Let $f_{n}(x)=\frac{x^{n}}{n}$. Show that $f_{n}$ converges uniformly to a differentiable function on $[0,1]$.
I am confident this function converges pointwise to $f(x)=0$, which is differentiable. It is easy to see that by the squeeze theorem. For that, since $0\leq x\leq 1$ we have
$$ 0\leq \frac{x^{n}}{n}\leq \frac{1}{n}\Longrightarrow \lim_{n\to\infty} 0 \leq \lim_{n\to\infty}\frac{x^{n}}{n}\leq \lim_{n\to\infty}\frac{1}{n}\Longrightarrow 0\leq \lim_{n\to\infty}\frac{x^{n}}{n}\leq 0 $$
So, $\lim_{n\to\infty}x^{n}/n=0$. So I am attempting to show that $f_{n}$ converges uniformly to $f(x)=0$ as well.
My attempt at the proof:
Proof. Let $\epsilon >0$ be given and let $x\in[0,1]$. Then
$$ |f_n(x)-f(x)|=\Big|\frac{x^n}{n}-0\Big|=\Big|\frac{x^n}{n}\Big|\leq \frac{1}{n}$$ Since $|f_n(x)-f(x)|<\epsilon$ is equivalent to $1/n<\epsilon$, we choose $N=\frac{1}{\epsilon}$. Then
$$\forall n>N \implies |f_n(x)-f(x)|<\epsilon \text{ for all } x\in[0,1]$$
Therefore, $f_n$ converges uniformly to $f$.

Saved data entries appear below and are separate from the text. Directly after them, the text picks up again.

#ifdef NLMC_STAMPS
    long long sw0, sw1, sw2, st_work = 0, st_bar = 0, st_calls = 0;
#endif
    {
        Item I0, I1, I2;
        int r0 = lo(0), r1 = lo(1), r2 = lo(2), r3 = lo(3), r4 = lo(4), r5 = lo(5);
        bool h0 = r0 + wv < r1, h1 = (1 < nl) && (r1 + wv < r2), h2;
        issue(I0, r0 + wv, h0);
        issue(I1, r1 + wv, h1);
#define NLMC_FSTAGE(lv, cur, hcur, nxt, hnxt, b2, b3)                                       \
        {                                                                                   \
            NLMC_FW0                                                                        \
            hnxt = ((lv) + 2 < nl) && ((b2) + wv < (b3));                                   \
            if (GEN) NLMC_GEN(a, gp, lv)                                                    \
            if (hcur) { update(cur, lv); NLMC_FCALL }                                       \
            issue(nxt, (b2) + wv, hnxt NLMC_DBG_NOLOAD);                                    \
            const bool end_ = OUT && __builtin_expect((lv) == o_end, 0);    \
            if (end_) NLMC_OUT_PRE                                                          \
            NLMC_FW1                                                                        \
            NLMC_DBG_BARRIER                                                                \
            NLMC_FW2                                                                        \
            if (end_) NLMC_OUT_POST                                                         \
        }
        for (int l = 0; l < nl; l += 3) {
            const int n3 = lo(l + 6), n4 = lo(l + 7), n5 = lo(l + 8);
            NLMC_FSTAGE(l, I0, h0, I2, h2, r2, r3)
            if (l + 1 < nl) NLMC_FSTAGE(l + 1, I1, h1, I0, h0, r3, r4)
            if (l + 2 < nl) NLMC_FSTAGE(l + 2, I2, h2, I1, h1, r4, r5)
            r0 = r3; r1 = r4; r2 = r5; r3 = n3; r4 = n4; r5 = n5;
        }
#undef NLMC_FSTAGE
    }
#ifdef NLMC_STAMPS
    if (a.dbg && lane == 0) {
        long long *d = a.dbg + ((size_t)blockIdx.x * 16 + wv) * 8;
        d[4] = st_calls; d[5] = st_work; d[6] = st_bar;
    }
#endif
    if (OUT && o_tid == 0) {
        a.efix[o_c] = E_run;
        if (a.energy_sink) a.energy_sink[o_c] = (double)E_run * __longlong_as_double((long long)(1023 - a.escale) << 52);
        if (a.emin) { a.emin[o_c] = E_min; a.argmin[o_c] = a_min; }
    }
}

template <bool FLAGS>
__device__ __forceinline__ void fused_state_load(const SweepArgs &a, unsigned char *lds_raw, int c)
{
    const int n_pad = a.g.n_pad, tid = threadIdx.x, nt = blockDim.x;
    long long *red = reinterpret_cast<long long *>(lds_raw + a.lds_red_off);
    {
        const int4 *src = reinterpret_cast<const int4 *>(a.spins + (size_t)c * n_pad);
        int4 *dst = reinterpret_cast<int4 *>(lds_raw);
        for (int i = tid; i < n_pad / 16; i += nt) dst[i] = src[i];
        if (tid < 4) reinterpret_cast<int *>(lds_raw + n_pad)[tid] = tid < 2 ? 0x01010101 : 0;
        if (a.lds_neg_off) {
            int4 *ndst = reinterpret_cast<int4 *>(lds_raw + a.lds_neg_off);
            for (int i = tid; i < n_pad / 16; i += nt) {
                const int4 v = src[i];
                ndst[i] = make_int4(v.x ^ (int)0xFEFEFEFE, v.y ^ (int)0xFEFEFEFE, v.z ^ (int)0xFEFEFEFE, v.w ^ (int)0xFEFEFEFE);
            }
            if (tid < 4) reinterpret_cast<int *>(lds_raw + a.lds_neg_off + n_pad)[tid] = (int)0xFFFFFFFF;
        }
        if (FLAGS) {
            const int4 *fsrc = reinterpret_cast<const int4 *>(a.flags + (size_t)c * n_pad);
            int4 *fdst = reinterpret_cast<int4 *>(lds_raw + a.lds_flags_off);
            for (int i = tid; i < n_pad / 16; i += nt) fdst[i] = fsrc[i];
            if (tid < 4) reinterpret_cast<int *>(lds_raw + a.lds_flags_off + n_pad)[tid] = 0;
        }
        if (tid < 4) red[tid] = 0;
    }
}
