# XiSHEN0220/RANSAC-Flow

Measured on AMD Instinct MI355X. Metric: aligned image-pairs/sec @480×640, 1/2/4/8 MI355X; max-abs flow Δ vs ref, higher is better.
Workload: dtype f32

## Files before the change

ransac-flow_amd/csrc/conv1x1s.hip:

```cpp
#include "common.h"
#include "conv_epilogue.h"
#include "group.h"

namespace {

typedef __bf16 bf16x8 __attribute__((ext_vector_type(8)));
typedef __bf16 bf16x2 __attribute__((ext_vector_type(2)));
typedef float f32x2 __attribute__((ext_vector_type(2)));
typedef unsigned u32x4 __attribute__((ext_vector_type(4)));

struct C1SArgs {
    const float* in; const u32x4* wS; const float* scale; const float* shift; const float* res; float* out;
    int Cin, HW, Cout, act, Mpad;
    long long P;
    int tilesM, tilesP;
    int stride, Win, Wo, HWin;
};

__device__ __forceinline__ unsigned pack_bf16(float a, float b) {
    const f32x2 v = {a, b};
    const bf16x2 h = __builtin_convertvector(v, bf16x2);
    unsigned u;
    __builtin_memcpy(&u, &h, 4);
    return u;
}
__device__ __forceinline__ void split_pair(float a, float b, unsigned& hi, unsigned& mid, unsigned& lo) {
    hi = pack_bf16(a, b);
    const float ra = a - __uint_as_float(hi << 16), rb = b - __uint_as_float(hi & 0xffff0000u);
    mid = pack_bf16(ra, rb);
    lo = pack_bf16(ra - __uint_as_float(mid << 16), rb - __uint_as_float(mid & 0xffff0000u));
}
__device__ __forceinline__ bf16x8 as_frag(const u32x4& w) {
    bf16x8 f;
    __builtin_memcpy(&f, &w, 16);
    return f;
}

template <int TM>
__device__ __forceinline__ void conv1x1_split_body(const C1SArgs& a, const unsigned bx) {
    constexpr int BM = 64 * TM, BN = 128, KB = 16;
    constexpr int A_WORDS = 3 * 2 * BM;
    constexpr int NA = (A_WORDS + 255) / 256;
    __shared__ u32x4 As[2][3][2][BM];
    __shared__ u32x4 Bs[2][3][2][BN];
    __shared__ float s_scale[BM], s_shift[BM];

    const int t = threadIdx.x, lane = t & 63, wave = t >> 6;
    const int wm = wave >> 1, wn = wave & 1;
    const int lrow = lane >> 5, lcol = lane & 31;
    const size_t HW = (size_t)a.HW, HWin = (size_t)a.HWin;
    const int nwg = a.tilesM * a.tilesP;
    const int nk = a.Cin / KB;

    int m0; long long n0;
    {
        const int v = (int)bx, q = nwg / 8, r = nwg % 8, xcd = v % 8, j = v / 8;
        const int bid = (xcd < r ? xcd * (q + 1) : r * (q + 1) + (xcd - r) * q) + j;
        m0 = (bid % a.tilesM) * BM;
        n0 = (long long)(bid / a.tilesM) * BN;
    }
    constexpr int A_ROWS = 256 / BM;
    const u32x4* wsrc = a.wS + (size_t)(t / BM) * a.Mpad + m0 + t % BM;
    auto a_on = [&](int j) { return (j + 1) * 256 <= A_WORDS || t + 256 * j < A_WORDS; };
    const int bh = t >> 7, bp = t & 127;
    const float* bsrc;
    {
        long long p = n0 + bp;
        if (p >= a.P) p = a.P - 1;
        const long long n = p / a.HW;
        int off = (int)(p - n * a.HW);
        if (a.stride != 1) { const int y = off / a.Wo, x = off - y * a.Wo; off = y * a.stride * a.Win + x * a.stride; }
        bsrc = a.in + ((size_t)n * a.Cin + 8 * bh) * HWin + (size_t)off;
    }
    u32x4 ra[NA];
    float rb[8];
    auto load_stage = [&](int kb) {
#pragma unroll
        for (int j = 0; j < NA; ++j)
            ra[j] = wsrc[((size_t)kb * 6 + (a_on(j) ? A_ROWS * j : 0)) * a.Mpad];
#pragma unroll
        for (int i = 0; i < 8; ++i) rb[i] = bsrc[(size_t)(kb * KB + i) * HWin];
    };
    auto store_stage = [&](int buf) {
#pragma unroll
        for (int j = 0; j < NA; ++j)
            if (a_on(j)) (&As[buf][0][0][0])[t + 256 * j] = ra[j];
        u32x4 hi, mid, lo;
#pragma unroll
        for (int i = 0; i < 4; ++i) {
            unsigned h_, m_, l_;
            split_pair(rb[2 * i], rb[2 * i + 1], h_, m_, l_);
            hi[i] = h_; mid[i] = m_; lo[i] = l_;
        }
        Bs[buf][0][bh][bp] = hi;
        Bs[buf][1][bh][bp] = mid;
        Bs[buf][2][bh][bp] = lo;
    };
    if (t < BM) {
        const int m = m0 + t;
        s_scale[t] = (a.scale && m < a.Cout) ? a.scale[m] : 1.0f;
        s_shift[t] = (a.shift && m < a.Cout) ? a.shift[m] : 0.0f;
    }
    load_stage(0);
    store_stage(0);
    if (nk > 1) load_stage(1);
    __syncthreads();

    f32x16 acc[TM][2], low[TM][2];
#pragma unroll
    for (int i = 0; i < TM; ++i)
#pragma unroll
        for (int j = 0; j < 2; ++j)
#pragma unroll
            for (int r = 0; r < 16; ++r) { acc[i][j][r] = 0.0f; low[i][j][r] = 0.0f; }

    for (int s = 0; s < nk; ++s) {
        const int cur = s & 1;
        bf16x8 af[3][TM], bf[3][2];
#pragma unroll
        for (int pc = 0; pc < 3; ++pc) {
#pragma unroll
            for (int i = 0; i < TM; ++i) af[pc][i] = as_frag(As[cur][pc][lrow][wm * TM * 32 + i * 32 + lcol]);
#pragma unroll
            for (int j = 0; j < 2; ++j) bf[pc][j] = as_frag(Bs[cur][pc][lrow][wn * 64 + j * 32 + lcol]);
        }
        if (s + 1 < nk) store_stage(cur ^ 1);
        if (s + 2 < nk) load_stage(s + 2);
        __builtin_amdgcn_sched_barrier(0);
#pragma unroll
        for (int i = 0; i < TM; ++i)
#pragma unroll
            for (int j = 0; j < 2; ++j) {
                low[i][j] = __builtin_amdgcn_mfma_f32_32x32x16_bf16(af[2][i], bf[0][j], low[i][j], 0, 0, 0);
                low[i][j] = __builtin_amdgcn_mfma_f32_32x32x16_bf16(af[0][i], bf[2][j], low[i][j], 0, 0, 0);
                low[i][j] = __builtin_amdgcn_mfma_f32_32x32x16_bf16(af[1][i], bf[1][j], low[i][j], 0, 0, 0);
            }
#pragma unroll
        for (int i = 0; i < TM; ++i)
#pragma unroll
            for (int j = 0; j < 2; ++j) {
                low[i][j] = __builtin_amdgcn_mfma_f32_32x32x16_bf16(af[1][i], bf[0][j], low[i][j], 0, 0, 0);
                low[i][j] = __builtin_amdgcn_mfma_f32_32x32x16_bf16(af[0][i], bf[1][j], low[i][j], 0, 0, 0);
                acc[i][j] = __builtin_amdgcn_mfma_f32_32x32x16_bf16(af[0][i], bf[0][j], acc[i][j], 0, 0, 0);
            }
        __builtin_amdgcn_sched_barrier(0);
        __syncthreads();
    }
#pragma unroll
    for (int i = 0; i < TM; ++i)
#pragma unroll
        for (int j = 0; j < 2; ++j)
#pragma unroll
            for (int r = 0; r < 16; ++r) acc[i][j][r] += low[i][j][r];

    size_t pix_off[2];
    bool pix_ok[2];
#pragma unroll
    for (int j = 0; j < 2; ++j) {
        long long pp = n0 + wn * 64 + j * 32 + lcol;
        pix_ok[j] = pp < a.P;
        if (!pix_ok[j]) pp = a.P - 1;
        const long long n = pp / a.HW;
        pix_off[j] = (size_t)n * a.Cout * HW + (size_t)(pp - n * a.HW);
    }
    conv_epilogue<TM, 2, false>(acc, s_scale, s_shift, a.res, a.out, a.act, a.Cout, HW, m0, wm, lrow, pix_off, pix_ok, m0 + BM <= a.Cout);
}

template <int TM>
__global__ __launch_bounds__(256, 2) void conv1x1_split_kernel(C1SArgs a) {
    conv1x1_split_body<TM>(a, blockIdx.x);
}

template <int TM>
__global__ __launch_bounds__(256, 2) void conv1x1_split_group_kernel(RfxGroupArgs<C1SArgs> g) {
    const unsigned y = blockIdx.y;
    if (blockIdx.x >= g.gx[y]) return;
    conv1x1_split_body<TM>(g.p[y], blockIdx.x);
}

template <int TM>
static int c1s_group_launch(const void* blob, const unsigned* gx, int n, hipStream_t st) {
    return rfx_group_launch_impl<C1SArgs>(conv1x1_split_group_kernel<TM>, 256, blob, gx, n, st);
}

template <int TM>
int launch_split(C1SArgs& a, hipStream_t st) {
    a.tilesM = (a.Cout + 64 * TM - 1) / (64 * TM);
    a.tilesP = (int)((a.P + 127) / 128);
    const long long nwg = (long long)a.tilesM * a.tilesP;
    if (nwg > 0x7fffffffLL) return RFX_E_LIMIT;
    if (rfx_group_recording()) return rfx_group_record(&c1s_group_launch<TM>, &a, sizeof(a), (unsigned)nwg);
    hipLaunchKernelGGL((conv1x1_split_kernel<TM>), dim3((unsigned)nwg), dim3(256), 0, st, a);
    RFX_LAUNCH_CHECK();
    return RFX_OK;
}

}

static int conv1x1_split_launch(const float* in, const void* wS, const float* scale, const float* shift, const float* residual,
                                float* out, int N, int Cin, int Hin, int Win, int Cout, int stride, int act, void* stream) {
    if (!in || !wS || !out || N <= 0 || Cin <= 0 || Hin <= 0 || Win <= 0 || Cout <= 0) return RFX_E_ARG;
    if (Cin % 16 != 0 || (stride != 1 && stride != 2)) return RFX_E_ARG;
    if (act != RFX_ACT_NONE && act != RFX_ACT_RELU && act != RFX_ACT_SIGMOID) return RFX_E_ARG;
    const int Ho = (Hin - 1) / stride + 1, Wo = (Win - 1) / stride + 1;
    C1SArgs a;
    a.in = in; a.wS = reinterpret_cast<const u32x4*>(wS); a.scale = scale; a.shift = shift; a.res = residual; a.out = out;
    a.Cin = Cin; a.HW = Ho * Wo; a.Cout = Cout; a.act = act; a.Mpad = (Cout + 127) / 128 * 128;
    a.P = (long long)N * a.HW;
    a.stride = stride; a.Win = Win; a.Wo = Wo; a.HWin = Hin * Win;
    return Cout > 64 ? launch_split<2>(a, rfx_stream(stream)) : launch_split<1>(a, rfx_stream(stream));
}

extern "C" int rfx_conv1x1_split_f32(const float* in, const void* wS, const float* scale, const float* shift, const float* residual,
                                     float* out, int N, int Cin, int HW, int Cout, int act, void* stream) {
    return conv1x1_split_launch(in, wS, scale, shift, residual, out, N, Cin, 1, HW, Cout, 1, act, stream);
}

extern "C" int rfx_conv1x1_split_strided_f32(const float* in, const void* wS, const float* scale, const float* shift, const float* residual,
                                             float* out, int N, int Cin, int Hin, int Win, int Cout, int stride, int act, void* stream) {
    return conv1x1_split_launch(in, wS, scale, shift, residual, out, N, Cin, Hin, Win, Cout, stride, act, stream);
}
```

Before: 162.4.

## Stream conv1x1 operands into LDS via direct global-to-LDS DMA with triple-buffered raw stage

Replaces the register-staged global loads with global_load_lds DMA for both the weight tiles and the raw f32 activations. Activations land in a new three-slot LDS ring before being split into bf16 hi/mid/lo. The main loop is rewritten around hand-written ds_read/ds_write asm, explicit vmcnt/lgkmcnt waits and s_barrier, with the last stage peeled off. The aim is to cut VGPR pressure and overlap more global latency with the MFMA work. In exchange it uses more LDS, which could lower occupancy, and the hand-counted waitcnt values are fragile.

New measurement: 165.1, median of 6. 1.7% higher.

```diff
diff --git a/ransac-flow_amd/csrc/conv1x1s.hip b/ransac-flow_amd/csrc/conv1x1s.hip
--- a/ransac-flow_amd/csrc/conv1x1s.hip
+++ b/ransac-flow_amd/csrc/conv1x1s.hip
@@ -1,6 +1,7 @@
 #include "common.h"
 #include "conv_epilogue.h"
 #include "group.h"
+#include <type_traits>
 
 namespace {
 
@@ -36,16 +37,38 @@
     return f;
 }
 
+typedef const __attribute__((address_space(1))) void* gptr_t;
+typedef __attribute__((address_space(3))) void* lptr_t;
+
+template <int OFF>
+__device__ __forceinline__ void lds_rd(u32x4& d, unsigned addr) {
+    asm volatile("ds_read_b128 %0, %1 offset:%2" : "=v"(d) : "v"(addr), "n"(OFF));
+}
+template <int OFF0, int OFF1>
+__device__ __forceinline__ void lds_rd2(f32x2& d, unsigned addr) {
+    asm volatile("ds_read2st64_b32 %0, %1 offset0:%2 offset1:%3" : "=v"(d) : "v"(addr), "n"(OFF0), "n"(OFF1));
+}
+__device__ __forceinline__ void lds_wr3(unsigned addr, const u32x4& hi, const u32x4& mid, const u32x4& lo) {
+    asm volatile("ds_write_b128 %0, %1\n\tds_write_b128 %0, %2 offset:4096\n\tds_write_b128 %0, %3 offset:8192\n\ts_nop 1"
+                 :: "v"(addr), "v"(hi), "v"(mid), "v"(lo) : "memory");
+}
+template <typename T>
+__device__ __forceinline__ void tie(T& r) { asm volatile("" : "+v"(r)); }
+
 template <int TM>
 __device__ __forceinline__ void conv1x1_split_body(const C1SArgs& a, const unsigned bx) {
     constexpr int BM = 64 * TM, BN = 128, KB = 16;
     constexpr int A_WORDS = 3 * 2 * BM;
     constexpr int NA = (A_WORDS + 255) / 256;
+    constexpr int B_WORDS = 3 * 2 * BN;
+    constexpr int NR = 3;
+    constexpr int R_BYTES = KB * BN * 4;
     __shared__ u32x4 As[2][3][2][BM];
     __shared__ u32x4 Bs[2][3][2][BN];
+    __shared__ float Rw[NR][KB][BN];
     __shared__ float s_scale[BM], s_shift[BM];
 
-    const int t = threadIdx.x, lane = t & 63, wave = t >> 6;
+    const int t = threadIdx.x, lane = t & 63, wave = __builtin_amdgcn_readfirstlane(t >> 6);
     const int wm = wave >> 1, wn = wave & 1;
     const int lrow = lane >> 5, lcol = lane & 31;
     const size_t HW = (size_t)a.HW, HWin = (size_t)a.HWin;
@@ -61,7 +84,13 @@
     }
     constexpr int A_ROWS = 256 / BM;
     const u32x4* wsrc = a.wS + (size_t)(t / BM) * a.Mpad + m0 + t % BM;
-    auto a_on = [&](int j) { return (j + 1) * 256 <= A_WORDS || t + 256 * j < A_WORDS; };
+    auto dma_w = [&](int kb, int buf) {
+#pragma unroll
+        for (int j = 0; j < NA; ++j)
+            if ((j + 1) * 256 <= A_WORDS || wave < (A_WORDS - 256 * j) / 64)
+                __builtin_amdgcn_global_load_lds((gptr_t)(wsrc + ((size_t)kb * 6 + A_ROWS * j) * a.Mpad),
+                                                 (lptr_t)(&As[buf][0][0][0] + 256 * j + 64 * wave), 16, 0, 0);
+    };
     const int bh = t >> 7, bp = t & 127;
     const float* bsrc;
     {
@@ -72,39 +101,50 @@
         if (a.stride != 1) { const int y = off / a.Wo, x = off - y * a.Wo; off = y * a.stride * a.Win + x * a.stride; }
         bsrc = a.in + ((size_t)n * a.Cin + 8 * bh) * HWin + (size_t)off;
     }
-    u32x4 ra[NA];
-    float rb[8];
-    auto load_stage = [&](int kb) {
-#pragma unroll
-        for (int j = 0; j < NA; ++j)
-            ra[j] = wsrc[((size_t)kb * 6 + (a_on(j) ? A_ROWS * j : 0)) * a.Mpad];
-#pragma unroll
-        for (int i = 0; i < 8; ++i) rb[i] = bsrc[(size_t)(kb * KB + i) * HWin];
-    };
-    auto store_stage = [&](int buf) {
-#pragma unroll
-        for (int j = 0; j < NA; ++j)
-            if (a_on(j)) (&As[buf][0][0][0])[t + 256 * j] = ra[j];
+    auto dma_r = [&](int kb, int slot) {
+        const float* src = bsrc + (size_t)kb * KB * HWin;
+#pragma unroll
+        for (int i = 0; i < 8; ++i)
+            __builtin_amdgcn_global_load_lds((gptr_t)(src + i * HWin), (lptr_t)(&Rw[slot][8 * (wave >> 1) + i][64 * (wave & 1)]), 4, 0, 0);
+    };
+    const unsigned as_lds = (unsigned)(uintptr_t)(lptr_t)&As[0][0][0][0], bs_lds = (unsigned)(uintptr_t)(lptr_t)&Bs[0][0][0][0];
+    const unsigned rw_lds = (unsigned)(uintptr_t)(lptr_t)&Rw[0][0][0] + (unsigned)((8 * bh * BN + bp) * 4);
+    const unsigned bw_lds = bs_lds + (unsigned)((bh * BN + bp) * 16);
+    auto raw_rd = [&](f32x2 (&r)[4], int slot) {
+        const unsigned ad = rw_lds + (unsigned)(slot * R_BYTES);
+        lds_rd2<0, 2>(r[0], ad); lds_rd2<4, 6>(r[1], ad); lds_rd2<8, 10>(r[2], ad); lds_rd2<12, 14>(r[3], ad);
+    };
+    auto split_wr = [&](const f32x2 (&r)[4], int buf) {
         u32x4 hi, mid, lo;
 #pragma unroll
         for (int i = 0; i < 4; ++i) {
             unsigned h_, m_, l_;
-            split_pair(rb[2 * i], rb[2 * i + 1], h_, m_, l_);
+            split_pair(r[i][0], r[i][1], h_, m_, l_);
             hi[i] = h_; mid[i] = m_; lo[i] = l_;
         }
-        Bs[buf][0][bh][bp] = hi;
-        Bs[buf][1][bh][bp] = mid;
-        Bs[buf][2][bh][bp] = lo;
-    };
+        lds_wr3(bw_lds + (unsigned)(buf * B_WORDS * 16), hi, mid, lo);
+    };
+
+    dma_w(0, 0);
+    dma_r(0, 0);
+    if (nk > 1) dma_r(1, 1);
     if (t < BM) {
         const int m = m0 + t;
         s_scale[t] = (a.scale && m < a.Cout) ? a.scale[m] : 1.0f;
         s_shift[t] = (a.shift && m < a.Cout) ? a.shift[m] : 0.0f;
     }
-    load_stage(0);
-    store_stage(0);
-    if (nk > 1) load_stage(1);
-    __syncthreads();
+    asm volatile("s_waitcnt vmcnt(0)" ::: "memory");
+    if (nk > 2) dma_r(2, 2);
+    {
+        f32x2 r[4];
+        raw_rd(r, 0);
+        asm volatile("s_waitcnt lgkmcnt(0)" ::: "memory");
+#pragma unroll
+        for (int i = 0; i < 4; ++i) tie(r[i]);
+        split_wr(r, 0);
+    }
+    asm volatile("s_waitcnt lgkmcnt(0)" ::: "memory");
+    __builtin_amdgcn_s_barrier();
 
     f32x16 acc[TM][2], low[TM][2];
 #pragma unroll
@@ -114,19 +154,49 @@
 #pragma unroll
             for (int r = 0; r < 16; ++r) { acc[i][j][r] = 0.0f; low[i][j][r] = 0.0f; }
 
-    for (int s = 0; s < nk; ++s) {
-        const int cur = s & 1;
+    const unsigned a_base = as_lds + (unsigned)((lrow * BM + wm * TM * 32 + lcol) * 16);
+    const unsigned b_base = bs_lds + (unsigned)((lrow * BN + wn * 64 + lcol) * 16);
+
+    auto stage = [&](int s, auto split_tag) {
+        constexpr bool SPLIT = decltype(split_tag)::value;
+        const unsigned aa = a_base + (unsigned)((s & 1) * A_WORDS * 16), ba = b_base + (unsigned)((s & 1) * B_WORDS * 16);
+        u32x4 fa[3][TM], fb[3][2];
+        f32x2 r[4];
+#pragma unroll
+        for (int i = 0; i < TM; ++i) {
+            if (i == 0) { lds_rd<0>(fa[0][i], aa); lds_rd<2 * BM * 16>(fa[1][i], aa); lds_rd<4 * BM * 16>(fa[2][i], aa); }
+            else { lds_rd<512>(fa[0][i], aa); lds_rd<2 * BM * 16 + 512>(fa[1][i], aa); lds_rd<4 * BM * 16 + 512>(fa[2][i], aa); }
+        }
+        lds_rd<0>(fb[0][0], ba); lds_rd<512>(fb[0][1], ba);
+        lds_rd<2 * BN * 16>(fb[1][0], ba); lds_rd<2 * BN * 16 + 512>(fb[1][1], ba);
+        lds_rd<4 * BN * 16>(fb[2][0], ba); lds_rd<4 * BN * 16 + 512>(fb[2][1], ba);
+        int slot3 = 0;
+        if constexpr (SPLIT) {
+            slot3 = s % NR;
+            raw_rd(r, slot3 == NR - 1 ? 0 : slot3 + 1);
+            dma_w(s + 1, (s + 1) & 1);
+            if (s + NR < nk) dma_r(s + NR, slot3);
+        }
+        __builtin_amdgcn_sched_barrier(0);
+        asm volatile("s_waitcnt lgkmcnt(0)" ::: "memory");
+#pragma unroll
+        for (int pc = 0; pc < 3; ++pc) {
+#pragma unroll
+            for (int i = 0; i < TM; ++i) tie(fa[pc][i]);
+            tie(fb[pc][0]); tie(fb[pc][1]);
+        }
+        if constexpr (SPLIT) {
+#pragma unroll
+            for (int i = 0; i < 4; ++i) tie(r[i]);
+        }
+        __builtin_amdgcn_sched_barrier(0);
         bf16x8 af[3][TM], bf[3][2];
 #pragma unroll
         for (int pc = 0; pc < 3; ++pc) {
 #pragma unroll
-            for (int i = 0; i < TM; ++i) af[pc][i] = as_frag(As[cur][pc][lrow][wm * TM * 32 + i * 32 + lcol]);
-#pragma unroll
-            for (int j = 0; j < 2; ++j) bf[pc][j] = as_frag(Bs[cur][pc][lrow][wn * 64 + j * 32 + lcol]);
-        }
-        if (s + 1 < nk) store_stage(cur ^ 1);
-        if (s + 2 < nk) load_stage(s + 2);
-        __builtin_amdgcn_sched_barrier(0);
+            for (int i = 0; i < TM; ++i) af[pc][i] = as_frag(fa[pc][i]);
+            bf[pc][0] = as_frag(fb[pc][0]); bf[pc][1] = as_frag(fb[pc][1]);
+        }
 #pragma unroll
         for (int i = 0; i < TM; ++i)
 #pragma unroll
@@ -143,9 +213,16 @@
                 low[i][j] = __builtin_amdgcn_mfma_f32_32x32x16_bf16(af[0][i], bf[1][j], low[i][j], 0, 0, 0);
                 acc[i][j] = __builtin_amdgcn_mfma_f32_32x32x16_bf16(af[0][i], bf[0][j], acc[i][j], 0, 0, 0);
             }
-        __builtin_amdgcn_sched_barrier(0);
-        __syncthreads();
-    }
+        if constexpr (SPLIT) {
+            split_wr(r, (s + 1) & 1);
+            __builtin_amdgcn_sched_barrier(0);
+            if (s + NR < nk) asm volatile("s_waitcnt vmcnt(8) lgkmcnt(0)" ::: "memory");
+            else asm volatile("s_waitcnt vmcnt(0) lgkmcnt(0)" ::: "memory");
+            __builtin_amdgcn_s_barrier();
+        }
+    };
+    for (int s = 0; s + 1 < nk; ++s) stage(s, std::true_type{});
+    stage(nk - 1, std::false_type{});
 #pragma unroll
     for (int i = 0; i < TM; ++i)
 #pragma unroll
```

I believe this is correct, should I make changes?
The second problem I have is that I am unsure how I can show that $f'(1)\ne \lim_{n\to\infty}f_n'(1)$. Is that as simple as saying that $f'(1)=0$ since $f(x)=0$ for all $x\in[0,1]$, but $f_n'(x)=x^{n-1}$?